The Art of Knowing Your Own Path

We’ve all heard that each person has their own path in life.  Their own choices.  Makes their own way.  It’s all too easy though, to look at someone else who seems healthier, wealthier, has more things, or what looks like a great life, and wonder how it is that our life just doesn’t look as good.  It’s so easy to say, “Wow, so-and-so has so much more [fill in the blank] than I do.  How is that fair?  Where did I go wrong?  Why is my life so hard?”

I am more dedicated than I’ve ever been to just “not go there.”  I roll pretty well with how life happens.  But even I will get caught up in a pity party now and then thinking that I’m getting the raw end of the deal.

Part of why life is hard, is how we look at it.  Plainly and simply, our attitude is what determines our happiness – even our success.  Yep, it really isn’t how messed up our childhood was or our genetic code or a dozen other excuses.  Life is what we make it.

Moping and pouting doesn’t help, whining and gnashing of teeth doesn’t help.  And most certainly distressing yourself over “why me” (or in some cases, “why not me?”) is a pattern designed for doom.

Comparing your own life to someone else’s can only be a disaster.  Here are some reasons why:  No two people are alike.  Not wired the same way, haven’t had the same experiences, don’t have the same values, the same support people, the same personalities, the same resources, intelligence, or capacity.  Ultimately what that means is they don’t have the same tools as you do to perceive a situation, and they don’t have the same tools to cope with it.

The people could be best friends, siblings, cousins, coworkers, or whatever demographic group you’d care to choose and you still….  can’t….  compare!

As soon as there are more personalities added, like a spouse or kids, a boss, a mother-in-law, the likelihood of Comparison Disaster increases exponentially.  The comparison goes farther and farther afield with each person added to the mix.  In most cases, your head is giving you a grass-is-greener scenario and your heart is working you up into a proverbial lather based on a whole bucket of assumptions and some unbalanced entitlement.

Another reason comparing your life to another’s is a bad idea?  You don’t know their real story.  Things may look fine on the outside.  They may be sick or struggling, could have been a victim of some kind of abuse, or have other baggage and challenges you know nothing about.  Maybe they have money, but are stuck in a horrible marriage.  Maybe they’re held together by prescription pills.  They might have a shopping addiction or 23 cats.  Behind the scenes, maybe they’re on the edge of foreclosure, homelessness, losing their job, or losing a family member.

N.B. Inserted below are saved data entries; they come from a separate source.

int max_frames_per_call(const pe_engine* e, long long new_samples) {
    const long long fmax = ((long long)(e->carry_cap - 1) + new_samples - frame_len_of(e->prm)) / e->prm.hop_samples + 1;
    return (int)(fmax < 1 ? 1 : fmax);
}

StreamState state_of(const pe_engine* e, uint32_t call) {
    StreamState st;
    st.rec = e->rec; st.carry = e->carry; st.n_padded = (uint32_t)e->n_padded; st.call = call;
    return st;
}

int begin_state_call(pe_engine* e, hipStream_t s, uint32_t* call) {
    if (e->call_no >= e->renumber_at) {
        PE_HIP(e, launch_renumber(state_of(e, e->call_no + 1u), e->n_padded, s));
        e->call_no = 2u;
    }
    *call = ++e->call_no;
    return PE_OK;
}

template <class R>
MfccStreamArgs<R> mfcc_args(const pe_engine* e, const int16_t* pcm_dev, int chunk, uint32_t call, const int32_t* ids = nullptr, int n_active = 0) {
    MfccStreamArgs<R> a;
    a.geo = geom(e);
    if (ids) a.geo.n_streams = n_active;
    a.pcm = pcm_dev;
    a.chunk = chunk;
    a.pcm_pairs_ok = ((chunk & 1) == 0) && ((reinterpret_cast<uintptr_t>(pcm_dev) & 3u) == 0);
    a.ids = ids;
    a.st = state_of(e, call);
    a.head = ids ? nullptr : e->call_head; a.head_chunk = e->call_head_chunk; a.keep = (!ids && e->call_keep) ? 1 : 0;
    a.ring = e->ring; a.ring_bf16 = e->prm.ring_precision;
    a.proj_ring = e->proj_on ? e->proj_ring : nullptr;
    a.n_updates = 1; a.ke_hist = nullptr; a.n_padded = e->n_padded;
    a.n_frame_rows = max_frames_per_call(e, chunk);
    a.div_hop = FastDiv::make((uint32_t)e->prm.hop_samples);
    a.div_chunk = FastDiv::make((uint32_t)chunk);
    return a;
}

// ... 195 lines not shown
int flush_kept(pe_engine* e, hipStream_t s) {
    if (!e->kept) return PE_OK;
    PE_HIP(e, launch_materialize_carry(state_of(e, e->call_no + 1u), e->kept, e->kept_chunk, e->n_streams, s));
    e->kept = nullptr; e->kept_chunk = 0;
    return PE_OK;
}

bool keep_eligible(const pe_engine* e, const int16_t* pcm_dev, int chunk) {
    return !e->general && (chunk & 1) == 0 && (reinterpret_cast<uintptr_t>(pcm_dev) & 3u) == 0 && chunk >= frame_len_of(e->prm) - 1
        && chunk >= e->carry_cap - 1;
}

bool can_fuse(const pe_engine* e, int chunk) {
    if (!(e->fused && !e->general && !e->wide && e->table_layout.mel_pad == 10 && chunk <= emit_window(e->prm) - frame_len_of(e->prm))) return false;
    if (gru_args(e).x3) return false;
    if (e->prm.gru_precision == 0 && gru_small_regs(e->units) >= 6 && gru_args(e).waves_per_tile != 4) return false;
    if (e->prm.use_delta && e->prm.gru_precision == 0) {
        const GruArgs g = gru_args(e);
        if (g.cw && (g.waves_per_tile != 4 || e->ring_slots != kCwSlots || e->prm.n_features > kCwSlots)) return false;
    }
    return true;
}

int do_update(pe_engine* e, const int16_t* pcm_dev, int chunk, float* raw_out_dev, float* feats_out_dev,
              hipStream_t s, const int32_t* ids = nullptr, int n_active = 0, bool keep = false) {
    int rc;
    const bool t = e->timing;
    const bool keep_call = keep && !ids && keep_eligible(e, pcm_dev, chunk);
    if (keep_call && e->kept) {
        const char* a0 = reinterpret_cast<const char*>(e->kept);
        const char* a1 = a0 + (size_t)e->n_streams * e->kept_chunk * sizeof(int16_t);
        const char* b0 = reinterpret_cast<const char*>(pcm_dev);
        const char* b1 = b0 + (size_t)e->n_streams * chunk * sizeof(int16_t);
        if (b0 < a1 && a0 < b1)
            return fail(e, PE_ERR_INVALID, "pe_update_device_keep: this call's chunks overlap the previous call's (%p), which still hold the "
                        "streams' leftover samples -- alternate between at least two buffers, or use pe_update_device", (const void*)e->kept);
    }
    if (!keep_call && (rc = flush_kept(e, s))) return rc;
    e->call_head = keep_call ? e->kept : nullptr; e->call_head_chunk = e->kept_chunk; e->call_keep = keep_call;
    struct Reset { pe_engine* e; ~Reset() { e->call_head = nullptr; e->call_head_chunk = 0; e->call_keep = false; } } reset{e};
    e->kept = keep_call ? pcm_dev : nullptr; e->kept_chunk = keep_call ? chunk : 0;
    uint32_t call = 0;
    if ((rc = begin_state_call(e, s, &call))) return rc;
    if (t) { PE_HIP(e, hipEventRecord(e->ev[0], s)); }
    if (raw_out_dev && can_fuse(e, chunk)) {
        GruArgs g = gru_args(e);
        g.call = call;
        g.predict_ke = 1;
        g.chunk = chunk;
        g.out = raw_out_dev;
        if (ids) { g.ids = ids; g.n_streams = n_active; }
        const ModelSet ms = model_set(e, g);
        const ModelSet* const models = e->n_models > 1 ? &ms : nullptr;
        if (e->prm.mfcc_precision == 0) PE_HIP(e, launch_fused(mfcc_args<double>(e, pcm_dev, chunk, call, ids, n_active), tables<double>(e), g, e->n_cus, s, models, e->n_models));
        else PE_HIP(e, launch_fused(mfcc_args<float>(e, pcm_dev, chunk, call, ids, n_active), tables<float>(e), g, e->n_cus, s, models, e->n_models));
        if (t) { PE_HIP(e, hipEventRecord(e->ev[1], s)); PE_HIP(e, hipEventRecord(e->ev[2], s)); e->ev_valid = true; e->ev_has_gru = false; }
    } else {
        if ((rc = launch_mfcc(e, pcm_dev, chunk, s, call, ids, n_active))) return rc;
        if (t) { PE_HIP(e, hipEventRecord(e->ev[1], s)); }
        if (raw_out_dev) {
            if ((rc = launch_gru_ring(e, raw_out_dev, s, ids, n_active))) return rc;
        }
        if (t) { PE_HIP(e, hipEventRecord(e->ev[2], s)); e->ev_valid = true; e->ev_has_gru = raw_out_dev != nullptr; }
    }
    if (feats_out_dev) {
        GatherArgs g{e->n_streams, e->prm.n_features, e->prm.n_mfcc, e->ring_slots, e->prm.ring_precision, e->ring, state_of(e, e->call_no + 1u), feats_out_dev, e->row_floats};
        PE_HIP(e, launch_gather(g, s));
    }
// ... 191 lines not shown
    if (out) *out = nullptr;
    if (n_models < 1 || n_models > kMaxModels) return fail(nullptr, PE_ERR_INVALID, "n_models must be in 1..%d, got %d", kMaxModels, n_models);
    if (!weights) return fail(nullptr, PE_ERR_INVALID, "null argument to pe_create_models");
    return create_engine(p, mel_filters, weights, n_models, n_streams, device, out);
}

Sure, the thoughts flow through our minds even when we don’t look for them — Oh look, the neighbor has a new car (My car is looking a little shabby).  Stan got a great promotion (How did I get passed over?).  Our friends went out to that fancy restaurant again?  (We can’t afford to do that.)  But you can’t know their whole story.  How could you compare your situation to theirs?

Even more dangerous is comparing yourself with family members:  the sibling’s new house or what their kids do versus what your kids do.  Spouses.  Grandkids.  Siblings.  A sure way to make yourself miserable is to pine away over another’s accomplishments or victories and wonder “Why couldn’t my child/ grandchild/ spouse be like that?”  To do so, you deny a person their own success.  You deny their right to their own life path, their own choices, and their own successes which lie inside their framework, not yours.

By finding a family member lacking, you overlook their strengths.  So what if they aren’t rivaling their cousin?  Who really cares if they allow their dog on their couch?  Stop comparing.  It’s really kind of judgmental.

So kick back, take a deep breath, and focus on acceptance, on contentment.  Focus on competing with yourself, and no one else.  Be joyful for another’s happiness and deny that green-eyed monster who whispers discontent in your ear and in your heart.  For your path is as much your own as someone else’s path is for them.  You aren’t missing out, your path just looks different.  Foster happiness in yourself, and share it with others.  Happiness promotes happiness, and the world is in sore need of more.  You will thank yourself later.